Sadly, the only things that resonate in this movie are callbacks to the first two.  Even throwaway shots like the garbage man chomping on his cigar before the first time transport, Kyle’s feet slowly touching the ground in his new Nikes, the T-1000 incorporating a stray piece of his liquid metal into his body — they will be remembered long after the cartwheeling bus.

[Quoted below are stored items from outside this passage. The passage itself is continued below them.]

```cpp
struct SortTail {
    uint32_t chunk;
    g1_xyzz_t* buckets;
    uint32_t* pin_dst;
    uint32_t* seq_word;
    uint32_t seq;
};
void launch_msm_sort(hipStream_t s, const MsmShape& sh, const uint32_t* scalars, int scalars_mont,
                     const uint32_t* scalars2, int scalars2_mont, uint32_t* part_ws, bool part_ws_clean, uint2* parted,
                     uint32_t* offsets, uint32_t* sorted, uint32_t* max_len_word, bool fast, uint32_t* overflow_word,
                     const SortTail* tail = nullptr);
bool msm_sort_fast_ok(const MsmShape& sh);
uint64_t msm_sort_parted_entries(const MsmShape& sh, bool fast);
void launch_publish(hipStream_t s, const void* src_dev, void* dst_host_devptr, uint32_t bytes, uint32_t* clear2 = nullptr,
                    uint32_t* seq_word_devptr = nullptr, uint32_t seq = 0);
void launch_msm_accumulate(hipStream_t s, const MsmShape& sh, const g1_affine_t* table, const uint32_t* offsets,
                           const uint32_t* sorted, g1_xyzz_t* buckets, g1_xyzz_t* carries, uint32_t* carry_key,
                           uint32_t nchunks);
void launch_fold_maxlen(hipStream_t s, const uint32_t* offsets, uint32_t nbuckets, uint32_t chunk, uint32_t* max_len,
                        g1_xyzz_t* buckets);
bool msm_fold_bucket_ok(uint32_t nbuckets, uint32_t max_run);
void launch_fold_bucket(hipStream_t s, const uint32_t* offsets, uint32_t chunk, uint32_t nbuckets, const g1_xyzz_t* carries,
                        g1_xyzz_t* buckets);
void launch_fold_step(hipStream_t s, const uint32_t* offsets, const uint32_t* carry_key, uint32_t chunk,
                      uint32_t nchunks, uint32_t d, g1_xyzz_t* carries);
void launch_fold_heads(hipStream_t s, const uint32_t* offsets, const uint32_t* carry_key, uint32_t chunk,
                       uint32_t nchunks, const g1_xyzz_t* carries, g1_xyzz_t* buckets);
void launch_msm_tree_level(hipStream_t s, const g1_xyzz_t* in, const g1_xyzz_t* prev, g1_xyzz_t* out,
                           uint32_t n_in_nodes, int level);
bool msm_tree_level2_ok(uint32_t n_in_nodes, int level);
void launch_msm_tree_level2(hipStream_t s, const g1_xyzz_t* in, const g1_xyzz_t* prev, g1_xyzz_t* mid_p, g1_xyzz_t* out,
                            uint32_t n_in_nodes, int level);
void launch_msm_final(hipStream_t s, const g1_xyzz_t* node, const g1_xyzz_t* prev, int nbits, int nodes,
                      g1_xyzz_t* out_xyzz, g1_xyzz_t* scratch);
void launch_g1_sum(hipStream_t s, const g1_xyzz_t* in, uint32_t count, g1_xyzz_t* out_xyzz);
void launch_g1_sum_affine(hipStream_t s, const g1_affine_t* in, uint32_t count, g1_xyzz_t* out_xyzz);
void launch_g1_subgroup_check(hipStream_t s, const g1_affine_t* in, uint32_t count, uint32_t* bad_flag);
void launch_g1_subgroup_check_bulk(hipStream_t s, const g1_affine_t* in, uint64_t n, uint32_t* bad_flag);
void launch_g1_compress(hipStream_t s, const g1_xyzz_t* in, uint8_t* out48);
void launch_g1_compress_pair(hipStream_t s, const g1_xyzz_t* in0, const g1_xyzz_t* in1, uint8_t* out0, uint8_t* out1);
void launch_xyzz_pack(hipStream_t s, const g1_xyzz_t* in, uint32_t* out48w, uint32_t count);
void launch_xyzz_unpack(hipStream_t s, const uint32_t* in48w, g1_xyzz_t* out, uint32_t count);

void launch_srs_from_be96(hipStream_t s, const uint8_t* be96, g1_affine_t* out, uint64_t n, uint32_t* bad_flag);
void launch_srs_from_c48(hipStream_t s, const uint8_t* c48, g1_affine_t* out, uint64_t n, uint32_t* bad_flag);
void launch_srs_to_c48(hipStream_t s, const g1_affine_t* in, uint8_t* c48, uint64_t n);
void launch_srs_to_be96(hipStream_t s, const g1_affine_t* in, uint8_t* be96, uint64_t n);
void launch_srs_precompute(hipStream_t s, g1_affine_t* table, uint64_t stride, uint64_t first, uint64_t count,
                           const WinLayout& lay, g1_xyzz_t* tmp);
void launch_srs_generate(hipStream_t s, g1_affine_t* out, uint64_t count, uint64_t j_base, const uint32_t* tau_mont,
                         const uint32_t* s0_mont, g1_affine_t* gtab, g1_xyzz_t* tmp, bool build_gtab);
```

zkp_subnet_amd/csrc/msm_tree.hip:

```cpp
#include "msm_dev.hip.h"

KZG_DEV void tree_operands(const g1_xyzz_t* in, const g1_xyzz_t* prev, uint32_t n_in, int level, uint32_t k, uint32_t m,
                           const g1_xyzz_t*& pa, const g1_xyzz_t*& pb) {
    if (level >= 1 && k == (uint32_t)level) {
        pa = &prev[4 * (uint64_t)m + 1];
        pb = &prev[4 * (uint64_t)m + 3];
    } else {
        pa = &in[(uint64_t)k * n_in + 2 * m];
        pb = pa + 1;
    }
}
#ifndef KZG_TREE_MIN_WAVES
#define KZG_TREE_MIN_WAVES 2
#endif
__global__ void __launch_bounds__(256, KZG_TREE_MIN_WAVES) k_msm_tree_level(const g1_xyzz_t* __restrict__ in,
                                                         const g1_xyzz_t* __restrict__ prev,
                                                         g1_xyzz_t* __restrict__ out, uint32_t n_in, int level) {
    tail_priority();
    const uint32_t n_out = n_in >> 1;
    const uint32_t gid = blockIdx.x * blockDim.x + threadIdx.x;
    if (gid >= n_out * (uint32_t)(level + 1)) return;
    const uint32_t k = gid / n_out, m = gid - k * n_out;
    const g1_xyzz_t *pa, *pb;
    tree_operands(in, prev, n_in, level, k, m, pa, pb);
    g1_xyzz_t a, b, r;
    load_xyzz(a, pa);
    load_xyzz(b, pb);
    g1_add<true>(r, a, b);
    if ((n_out & 63u) == 0) {
        __shared__ uint4 stage[4][64 * 15];
        const uint32_t lane = threadIdx.x & 63u;
        uint4* mine = stage[threadIdx.x >> 6];
        uint32_t t[56];
        const fp_t* f[4] = {&r.x, &r.y, &r.zz, &r.zzz};
#pragma unroll
        for (int c = 0; c < 4; c++)
#pragma unroll
            for (int i = 0; i < 14; i++) t[14 * c + i] = f[c]->l[i];
#pragma unroll
        for (int i = 0; i < 14; i++) mine[lane * 15 + i] = make_uint4(t[4 * i], t[4 * i + 1], t[4 * i + 2], t[4 * i + 3]);
        __builtin_amdgcn_fence(__ATOMIC_RELEASE, "wavefront");
        __builtin_amdgcn_wave_barrier();
        __builtin_amdgcn_fence(__ATOMIC_ACQUIRE, "wavefront");
        uint4* wb = reinterpret_cast<uint4*>(&out[(uint64_t)k * n_out + (m - lane)]);
#pragma unroll
        for (int i = 0; i < 14; i++) {
            const uint32_t g = (uint32_t)i * 64u + lane;
            const uint32_t pt = g / 14u;
            wb[g] = mine[pt * 15 + (g - pt * 14u)];
        }
        return;
    }
    store_xyzz(&out[(uint64_t)k * n_out + m], r);
}


__global__ void __launch_bounds__(256) k_msm_tree_level_coop(const g1_xyzz_t* __restrict__ in,
                                                              const g1_xyzz_t* __restrict__ prev,
                                                              g1_xyzz_t* __restrict__ out, uint32_t n_in, int level) {
    tail_priority();
    __shared__ CoopLds sm;
    const uint32_t n_out = n_in >> 1;
    const uint32_t gid = blockIdx.x * 64 + (threadIdx.x & 63);
    const bool active = gid < n_out * (uint32_t)(level + 1);
    const uint32_t k = active ? gid / n_out : 0, m = active ? gid - k * n_out : 0;
    const g1_xyzz_t *pa, *pb;
    tree_operands(in, prev, n_in, level, k, m, pa, pb);
    coop_add(sm, &out[(uint64_t)k * n_out + m], pa, pb, active);
}
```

But mostly it is Arnold that saves the movie.  He is older for a legitimate reason, he has made slight progress in his humanity, and they gamely try to go for a “not obsolete just because you’re old” theme but don’t quite make it.  His T-800 is blatantly, yet improbably, set up for a sequel here, but where can they possibly go now that they have screwed things up so badly in this one? By the time we get to the third act, the nostalgia has been milked, the timeline is a mess, we are uninterested in the god-awful characters, and the action is just boring.

Reading a few other reviews, what strikes me is the lack of respect many have for T3. That was a fun, solid movie, even in spite of Nick Stahl and Claire Danes being grossly miscast.  Kristanna Loken as the Terminatrix, however, was every bit as good as Robert Patrick in T2.

Even better, and unmentioned in most reviews was The Sarah Connor Chronicles with Lena Headey in the titular role, and Summer Glau as another Terminatrix.  Say what you will about those hunter-killers . . . they can turn out some smokin’ product.

Headey made for a perfectly believable extension of Sarah Connor, despite lacking the natural resemblance that Emelia Clarke has.  Glau was great as the Terminatix, but sadly, they once again missed the boat on casting John Connor.  He was just too whiny and had a horrible haircut (seriously, it was awful enough to affect the quality of the show).  The writing seemed to go downhill in season 2, so maybe it was best to end it there.

Terminator Salvation — don’t remember a single frame.  I think a motorcycle came out of a robot leg or something.

I’ll probably give Terminator Genisys another chance on Netflix someday.  However, I own T1, T2, T3 and just bought Blu-Ray of The Sarah Connor Chronicles.  I don’t see me ever purchasing T4 or T5, even in the $5 bin.  You are Die Hard 5 to me.

Post-Post:

  • Robert Patrick and Michael Biehn were missed.
  • This might be the first incarnation of Terminator where Danny Dyson isn’t sent to his bedroom.  And WTF is Joe Morgan as Miles?
  • Arnold’s “upgrade” in T5 immediately reminded be of the nanite-driven upgrade of Jason Voorhees in Jason X (Jasonnnn innnn Spaaaaaaaace!).  I’m not a fan of the series, but Jason X is a vastly underrated hoot.
  • C’mon Spellcheck, I type nanite, and you want me to change it to Canaanite?  Well, they were also waiting for J.C. so maybe it fits.